WASHINGTON, Dec 21 (Reuters) - U.S. consumer spending increased solidly in November as households bought motor vehicles and spent more on utilities, but wage growth remained moderate suggesting the current pace of consumption was unlikely to be sustained.
The Commerce Department said on Friday consumer spending, which accounts for more than two-thirds of U.S. economic activity, rose 0.4 percent last month also boosted by outlays on recreation. Data for October was revised up to show spending surging 0.8 percent instead of the previously reported 0.6 percent rise.
Economists polled by Reuters had forecast consumer spending increasing 0.3 percent in November. When adjusted for inflation, consumer spending rose 0.3 percent last month after jumping 0.6 percent in October.
Strong consumer spending is seen blunting the hit on the economy from a deteriorating trade deficit, a weakening housing market and slowing business investment on equipment. Growth estimates for the fourth quarter are currently around a 2.9 percent annualized rate. The economy grew at a 3.4 percent pace in the July-September quarter.

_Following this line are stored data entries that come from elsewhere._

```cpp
extern "C" int svr_conv3d_k3_bwd_weight_bf16x3_param(const float *in, const float *dout, float *dW, float *db, int32_t B,
                                                     int32_t D, int32_t H, int32_t W, int32_t Ci, int32_t Co, void *workspace,
                                                     void *stream) {
  return bwd_weight_x3(in, dout, dW, db, B, D, H, W, Ci, Co, workspace, stream, 1);
}

namespace {
int bwd_weight_x3(const float *in, const float *dout, float *dWp, float *db, int32_t B, int32_t D, int32_t H, int32_t W, int32_t Ci,
                  int32_t Co, void *workspace, void *stream, int param_layout, bool f16, const uint32_t *amax_dout) {
  SVR_CHECK(B > 0 && D > 0 && H > 0 && W > 0, SVR_E_BADSHAPE, "conv3d_bwd_weight_bf16x3: empty volume %dx%dx%dx%d", B, D, H, W);
  SVR_CHECK(in && dout && dWp && workspace, SVR_E_BADARG, "conv3d_bwd_weight_bf16x3: null pointer");
  SVR_CHECK(Ci >= 4 && Ci % 4 == 0 && Co % 4 == 0 && Co >= 4, SVR_E_UNSUPPORTED,
            "conv3d_bwd_weight_bf16x3: need Ci, Co %% 4 == 0 (Ci=%d Co=%d)", Ci, Co);
  SVR_CHECK((((uintptr_t)in | (uintptr_t)dout) & 15) == 0, SVR_E_ALIGN, "conv3d_bwd_weight_bf16x3: 16-byte alignment");
  SVR_CHECK((int64_t)D * H * W <= (1LL << 24) && (int64_t)D * H * W * (Ci > Co ? Ci : Co) < (1LL << 30) &&
                (int64_t)B * cdiv(D, BRZ) * cdiv(H, BRY) * cdiv(W, BRX) < (1LL << 31),
            SVR_E_UNSUPPORTED, "conv3d_bwd_weight_bf16x3: volume %dx%dx%dx%d too large for 32-bit offsets", B, D, H, W);
  hipStream_t s = (hipStream_t)stream;
  ConvShape sh{B, D, H, W, Ci, Co};
  const int cit = (int)cdiv(Ci, 32), cot = (int)cdiv(Co, 32);
  const int nbz = (int)cdiv(D, BRZ), nby = (int)cdiv(H, BRY), nbx = (int)cdiv(W, BRX);
  const int parts = x3_parts(B, D, H, W, Ci, Co);
  float *slab = (float *)workspace;
  float *dbpart = db ? slab + (int64_t)parts * 2 * 27 * cit * cot * 1024 : nullptr;
  if (f16)
    hipLaunchKernelGGL(conv3d_bwd_weight_x3_kernel<true>, dim3((unsigned)parts, (unsigned)(cit * cot)), dim3(NT), 0, s, in, dout,
                       slab, sh, nbz, nby, nbx, cot, dbpart, amax_dout);
  else
    hipLaunchKernelGGL(conv3d_bwd_weight_x3_kernel<false>, dim3((unsigned)parts, (unsigned)(cit * cot)), dim3(NT), 0, s, in, dout,
                       slab, sh, nbz, nby, nbx, cot, dbpart, (const uint32_t *)nullptr);
  conv3d_bwd_weight_reduce_launch(slab, dWp, Ci, Co, cit, cot, parts * 2, s, param_layout, dbpart, db, parts);
  return launch_status("conv3d_bwd_weight_bf16x3");
}
}
```

Before: 25.70 million.

## Add warp-specialized producer/consumer kernel for bf16x3 conv3d weight gradient

Adds a warp-specialized variant of the split-precision conv3d weight-gradient kernel. Four waves only load global input and dout, split them into hi/mid parts and write them into double-buffered LDS. The other four waves only run MFMA over tap groups. A paired-row mode packs two kernel rows into one 32-wide MFMA tile when Ci<=16 to avoid wasted lanes. The new path is taken when there are at least 8 bricks per part, and it halves the number of partial slabs to reduce. The aim is to overlap global loads and conversion with matrix math, at the cost of more code and half the waves doing MFMA.

```diff
diff --git a/single-view-3d-reconstruction_amd/csrc/conv3d_bwdw_bf16.hip b/single-view-3d-reconstruction_amd/csrc/conv3d_bwdw_bf16.hip
--- a/single-view-3d-reconstruction_amd/csrc/conv3d_bwdw_bf16.hip
+++ b/single-view-3d-reconstruction_amd/csrc/conv3d_bwdw_bf16.hip
@@ -275,6 +275,276 @@
   }
 }
 
+constexpr int WS_NP = NT / 2;
+
+template <int G, bool PAIR>
+struct WsFrag {
+  static constexpr int NTT = PAIR ? 15 : 27, TPW = PAIR ? 4 : TAPS_PER_WAVE;
+  static constexpr int T0 = G * TPW, T1 = (T0 + TPW < NTT) ? T0 + TPW : NTT;
+  static constexpr int RA = T0 / 3, NR = (T1 - 1) / 3 - RA + 1;
+  uint4 bh, bm;
+  uint2 m01[NR], m23[NR], h01[NR], h23[NR];
+  uint32_t m4[NR], h4[NR];
+};
+
+template <int G, bool PAIR>
+__device__ __forceinline__ void ws_fetch(const uint32_t *__restrict__ ibuf, const uint32_t *__restrict__ dbuf, int l31, int r,
+                                         WsFrag<G, PAIR> &f) {
+  using F = WsFrag<G, PAIR>;
+  const int vz = r >> 2, vy = r & 3;
+  f.bh = *reinterpret_cast<const uint4 *>(dbuf + l31 * COS + r * 4);
+  f.bm = *reinterpret_cast<const uint4 *>(dbuf + DO_PLANE + l31 * COS + r * 4);
+  const uint32_t *pl = ibuf + (PAIR ? (l31 & 15) : l31) * CIS + (vz * HLY + vy) * ROWDW;
+#pragma unroll
+  for (int k = 0; k < F::NR; ++k) {
+    const int R = F::RA + k;
+    const int ra = PAIR ? 2 * R : R, rb = PAIR ? (2 * R + 1 < 9 ? 2 * R + 1 : 8) : R;
+    const int oa = ((ra / 3) * HLY + ra % 3) * ROWDW, ob = ((rb / 3) * HLY + rb % 3) * ROWDW;
+    const uint32_t *ph = pl + (PAIR && l31 >= 16 ? ob : oa);
+    f.m01[k] = *reinterpret_cast<const uint2 *>(ph + IN_PLANE);
+    f.m23[k] = *reinterpret_cast<const uint2 *>(ph + IN_PLANE + 2);
+    f.m4[k] = ph[IN_PLANE + 4];
+    f.h01[k] = *reinterpret_cast<const uint2 *>(ph);
+    f.h23[k] = *reinterpret_cast<const uint2 *>(ph + 2);
+    f.h4[k] = ph[4];
+  }
+}
+
+template <int G, bool F16, bool PAIR>
+__device__ __forceinline__ void ws_mfma(const WsFrag<G, PAIR> &f, f32x16 (&acc)[TAPS_PER_WAVE]) {
+  using F = WsFrag<G, PAIR>;
+  const bf16x8 b_hi = frag(f.bh.x, f.bh.y, f.bh.z, f.bh.w), b_mid = frag(f.bm.x, f.bm.y, f.bm.z, f.bm.w);
+#pragma unroll
+  for (int k = 0; k < F::NR; ++k) {
+    const int R = F::RA + k;
+#pragma unroll
+    for (int dx = 0; dx < 3; ++dx) {
+      const int tt = R * 3 + dx;
+      if (tt < F::T0 || tt >= F::T1) continue;
+      const int i = tt - F::T0;
+      const uint2 m01 = f.m01[k], m23 = f.m23[k], h01 = f.h01[k], h23 = f.h23[k];
+      const uint32_t m4 = f.m4[k], h4 = f.h4[k];
+      const bf16x8 am = dx == 0 ? frag(m01.x, m01.y, m23.x, m23.y)
+                      : dx == 2 ? frag(m01.y, m23.x, m23.y, m4)
+                                : frag(__builtin_amdgcn_alignbit(m01.y, m01.x, 16), __builtin_amdgcn_alignbit(m23.x, m01.y, 16),
+                                       __builtin_amdgcn_alignbit(m23.y, m23.x, 16), __builtin_amdgcn_alignbit(m4, m23.y, 16));
+      const bf16x8 ah = dx == 0 ? frag(h01.x, h01.y, h23.x, h23.y)
+                      : dx == 2 ? frag(h01.y, h23.x, h23.y, h4)
+                                : frag(__builtin_amdgcn_alignbit(h01.y, h01.x, 16), __builtin_amdgcn_alignbit(h23.x, h01.y, 16),
+                                       __builtin_amdgcn_alignbit(h23.y, h23.x, 16), __builtin_amdgcn_alignbit(h4, h23.y, 16));
+      if constexpr (F16) {
+        const f16x8 fam = __builtin_bit_cast(f16x8, am), fah = __builtin_bit_cast(f16x8, ah);
+        const f16x8 fbh = __builtin_bit_cast(f16x8, b_hi), fbm = __builtin_bit_cast(f16x8, b_mid);
+        acc[i] = __builtin_amdgcn_mfma_f32_32x32x16_f16(fam, scale_2m11(fbh), acc[i], 0, 0, 0);
+        acc[i] = __builtin_amdgcn_mfma_f32_32x32x16_f16(scale_2m11(fah), fbm, acc[i], 0, 0, 0);
+        acc[i] = __builtin_amdgcn_mfma_f32_32x32x16_f16(fah, fbh, acc[i], 0, 0, 0);
+      } else {
+        acc[i] = __builtin_amdgcn_mfma_f32_32x32x16_bf16(am, b_hi, acc[i], 0, 0, 0);
+        acc[i] = __builtin_amdgcn_mfma_f32_32x32x16_bf16(ah, b_mid, acc[i], 0, 0, 0);
+        acc[i] = __builtin_amdgcn_mfma_f32_32x32x16_bf16(ah, b_hi, acc[i], 0, 0, 0);
+      }
+    }
+  }
+}
+
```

In November, spending on goods increased 0.4 percent after surging 0.9 percent in October. Outlays on services climbed 0.4 percent after shooting up 0.7 percent the prior month.
Inflation pressures remained moderate in November. The personal consumption expenditures (PCE) price index excluding the volatile food and energy components edged up 0.1 percent, matching October's gain.
That lifted the year-on-year increase in the so-called core PCE price index to 1.9 percent from an eight-month low of 1.8 percent in October.
The core PCE index is the Federal Reserve's preferred inflation measure. It hit the U.S. central bank's 2 percent inflation target in March for the first time since April 2012.
The U.S. central raised interest rates on Wednesday for the fourth time this year, but forecast fewer rate hikes next year and signaled its tightening cycle is nearing an end in the face of financial market volatility and slowing global growth.
The Fed slightly lowered its inflation projections for 2019.
Last month, personal income rose 0.2 percent after increasing 0.5 percent in October. Incomes were held back by a 0.4 percent drop in dividend payments. There were also declines in social security benefit payments.
Wages rose 0.2 percent in November after increasing 0.4 percent in October. Savings fell to $944.2 billion last month, the lowest since December 2017, from $962.9 billion in October.